United States District Court, D. Nevada

March 28, 2017

LANDRY'S, INC. et al., Plaintiffs,
v.
BRIAN SANDOVAL et al., Defendants.

          ORDER

          Gloria M. Navarro, Chief Judge United States District Court

         Pending before the Court are three Motions to Dismiss Plaintiffs Landry's, Inc.; Bubba Gump Restaurants, Inc.; Claim Jumper Acquisition Company, LLC's (collectively, “Plaintiffs'”) Second Amended Complaint (“SAC”). The first Motion to Dismiss was filed by Defendants Governor Brian Sandoval (“Governor” or “Sandoval”) and Labor Commissioner Shannon Chambers (“Labor Commissioner” or “Chambers”), and the second was filed by Defendant Nevada Insurance Commissioner Barbara Richardson (“Insurance Commissioner” or “Richardson”)[1] (collectively, “Defendants”). (ECF Nos. 54, 55).
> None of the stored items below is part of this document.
#define FRCNN_ABI_VERSION 6
int frcnn_abi_version(void);
const char* frcnn_build_info(void);
// ... 87 lines not shown
int frcnn_box_vote_host(const float* kept , int m, const float* cands , int n, double vote_thresh, float* out );
int frcnn_mirror_views(const float* in_d, int B, int OH, int OW, int c, float* out_d, void* stream);
int frcnn_merge_flip_views(const float* cls_prob_d, const float* bbox_pred_d, const float* rois_d, const int* num_rois_d, int B, int R,
                           int C, float im_w_scaled, float* out_prob_d, float* out_pred_d, float* out_rois_d, int* out_num_d,
                           void* stream);
int frcnn_merge_flip_views_host(const float* cls_prob, const float* bbox_pred, const float* rois, const int* num_rois, int B, int R, int C,
                                float im_w_scaled, float* out_prob, float* out_pred, float* out_rois, int* out_num);

int frcnn_im_detect_boxes(const float* rois_d, const float* bbox_pred_d, int R, int C, double im_scale,
                          int im_h, int im_w, float* boxes_d, void* stream);

int frcnn_bbox_transform_inv(const float* boxes_d, const float* deltas_d, int N, int k, float* out_d, void* stream);
int frcnn_clip_boxes(float* boxes_d, int N, int k, float im_h, float im_w, void* stream);
int frcnn_bbox_transform(const float* ex_rois_d, const float* gt_rois_d, int N, float* targets_d, void* stream);

int frcnn_bbox_overlaps(const double* boxes_d, int n, const double* query_d, int k, double* out_d, void* stream);

size_t frcnn_coco_match_workspace_bytes(int n_groups, long long n_det, long long n_gt, long long n_pairs);
int frcnn_coco_match(const double* det_xywh_d, const long long* det_off_d, const double* gt_xywh_d, const double* gt_area_d,
                     const unsigned char* gt_crowd_d, const long long* gt_off_d, int n_groups, const double* iou_thrs_d, int T,
                     const double* area_rng_d, int A, unsigned char* det_matched_d, unsigned char* det_ignored_d,
                     unsigned char* gt_ignored_d, double* iou_out_d, void* ws, size_t ws_bytes, void* stream);

size_t frcnn_proposal_recall_workspace_bytes(int n_images, long long max_boxes, long long n_gt_total);
int frcnn_proposal_recall(const float* boxes_d, int box_stride, long long n_rows, const long long* start_d, const int* count_d,
                          const float* scale_d, int n_images, long long max_boxes, int limit, const double* gt_d,
                          const long long* gt_off_d, long long n_gt_total, double* gt_iou_d, int* ran_out_d, void* ws, size_t ws_bytes,
                          void* stream);
int frcnn_proposal_recall_host(const float* boxes, int box_stride, long long n_rows, const long long* start, const int* count,
                               const float* scale, int n_images, long long max_boxes, int limit, const double* gt,
                               const long long* gt_off, long long n_gt_total, double* gt_iou, int* ran_out, void* ws, size_t ws_bytes);

int frcnn_conv2d_nhwc(const float* x_d, int N, int H, int W, int Cin, const float* w_d, const float* bias_d,
                      const float* residual_d, int RH, int RW, int res_stride, float* y_d, int OH, int OW,
                      int Cout, int KH, int KW, int stride, int pad_top, int pad_left, int act, int fold_w,
                      void* stream);
size_t frcnn_conv2d_workspace_bytes(int N, int OH, int OW, int Cout, int KH, int KW, int Cin, int fold_w);
int frcnn_conv2d_nhwc_ws(const float* x_d, int N, int H, int W, int Cin, const float* w_d, const float* bias_d,
                         const float* residual_d, int RH, int RW, int res_stride, float* y_d, int OH, int OW, int Cout, int KH,
                         int KW, int stride, int pad_top, int pad_left, int act, int fold_w, void* ws, size_t ws_bytes,
                         void* stream);

int frcnn_set_tuning(int key, int value);
unsigned int frcnn_crc32c(const void* data, size_t n, unsigned int crc);

long long frcnn_snappy_uncompress(const unsigned char* src, size_t n, unsigned char* dst, size_t cap);

int frcnn_prep_image_shape(int h, int w, int target_size, int max_size, double* im_scale, int* out_h, int* out_w);
int frcnn_prep_image(const void* src_d, int src_is_float, int h, int w, const double* pixel_means, double im_scale, float* out_d,
                     int OH, int OW, int out_c, void* stream);
int frcnn_prep_image_batched(const void* src_d, int src_is_float, int B, int h, int w, const double* pixel_means, double im_scale,
                             float* out_d, int OH, int OW, int out_c, void* stream);
int frcnn_prep_train_image(const void* src_d, int src_is_float, int h, int w, int flipped, const double* pixel_means, double im_scale,
                           float* out_d, int OH, int OW, int out_c, const unsigned short* boxes_d, const int* classes_d, int G,
                           float* gt_d, void* stream);

int frcnn_jpeg_info(const unsigned char* data, size_t n, int* out8);
size_t frcnn_jpeg_coef_bytes(int width, int height, int ncomp, int hs, int vs);
int frcnn_jpeg_entropy_decode(const unsigned char* data, size_t n, void* coef_h, size_t coef_bytes);
int frcnn_jpeg_pixels_host(const void* coef_h, int width, int height, int ncomp, int hs, int vs, unsigned char* bgr_h);
size_t frcnn_jpeg_workspace_bytes(int width, int height, int ncomp, int hs, int vs);
int frcnn_jpeg_pixels(const void* coef_d, int width, int height, int ncomp, int hs, int vs, unsigned char* bgr_d, void* ws,
                      size_t ws_bytes, void* stream);

int frcnn_jpeg_quant_tables(int quality, unsigned short* out128);
int frcnn_jpeg_coefs(const unsigned char* bgr_d, int width, int height, int hs, int vs, int quality, void* coef_d, void* ws,
                     size_t ws_bytes, void* stream);
int frcnn_jpeg_coefs_host(const unsigned char* bgr_h, int width, int height, int hs, int vs, int quality, void* coef_h);
size_t frcnn_jpeg_stream_bound(int width, int height, int hs, int vs);
long long frcnn_jpeg_entropy_encode(const void* coef_h, int width, int height, int hs, int vs, unsigned char* out, size_t cap);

Intervenor Nevada State Federation of Labor, AFL-CIO (“Intervenor”) filed the third Motion to Dismiss. (ECF No. 76). All three motions are fully briefed.

         I. BACKGROUND

         This case arises as a challenge to the Nevada Minimum Wage Amendment, Article 15, Section 16 of the Nevada Constitution (“Minimum Wage Amendment” or “MWA”) and its related Regulations, Nevada Administrative Code (“NAC”) Chapter 608.100-108 (the “Regulations”). (SAC ¶ 1, ECF No. 50). The Minimum Wage Amendment was a ballot initiative enacted after voter approval in two general elections, 2004 and 2006. (Id. ¶ 22-25). Plaintiffs' SAC focuses on the following language from the MWA:

The rate shall be five dollars and fifteen cents ($5.15) per hour worked, if the employer provides health benefits as described herein, or six dollars and fifteen cents ($6.15) per hour if the employer does not provide such benefits. Offering health benefits within the meaning of this section shall consist of making health insurance available to the employee for the employee and the employee's dependents at a total cost to the employee for premiums of not more than 10 percent of the employee's gross taxable income from the employer.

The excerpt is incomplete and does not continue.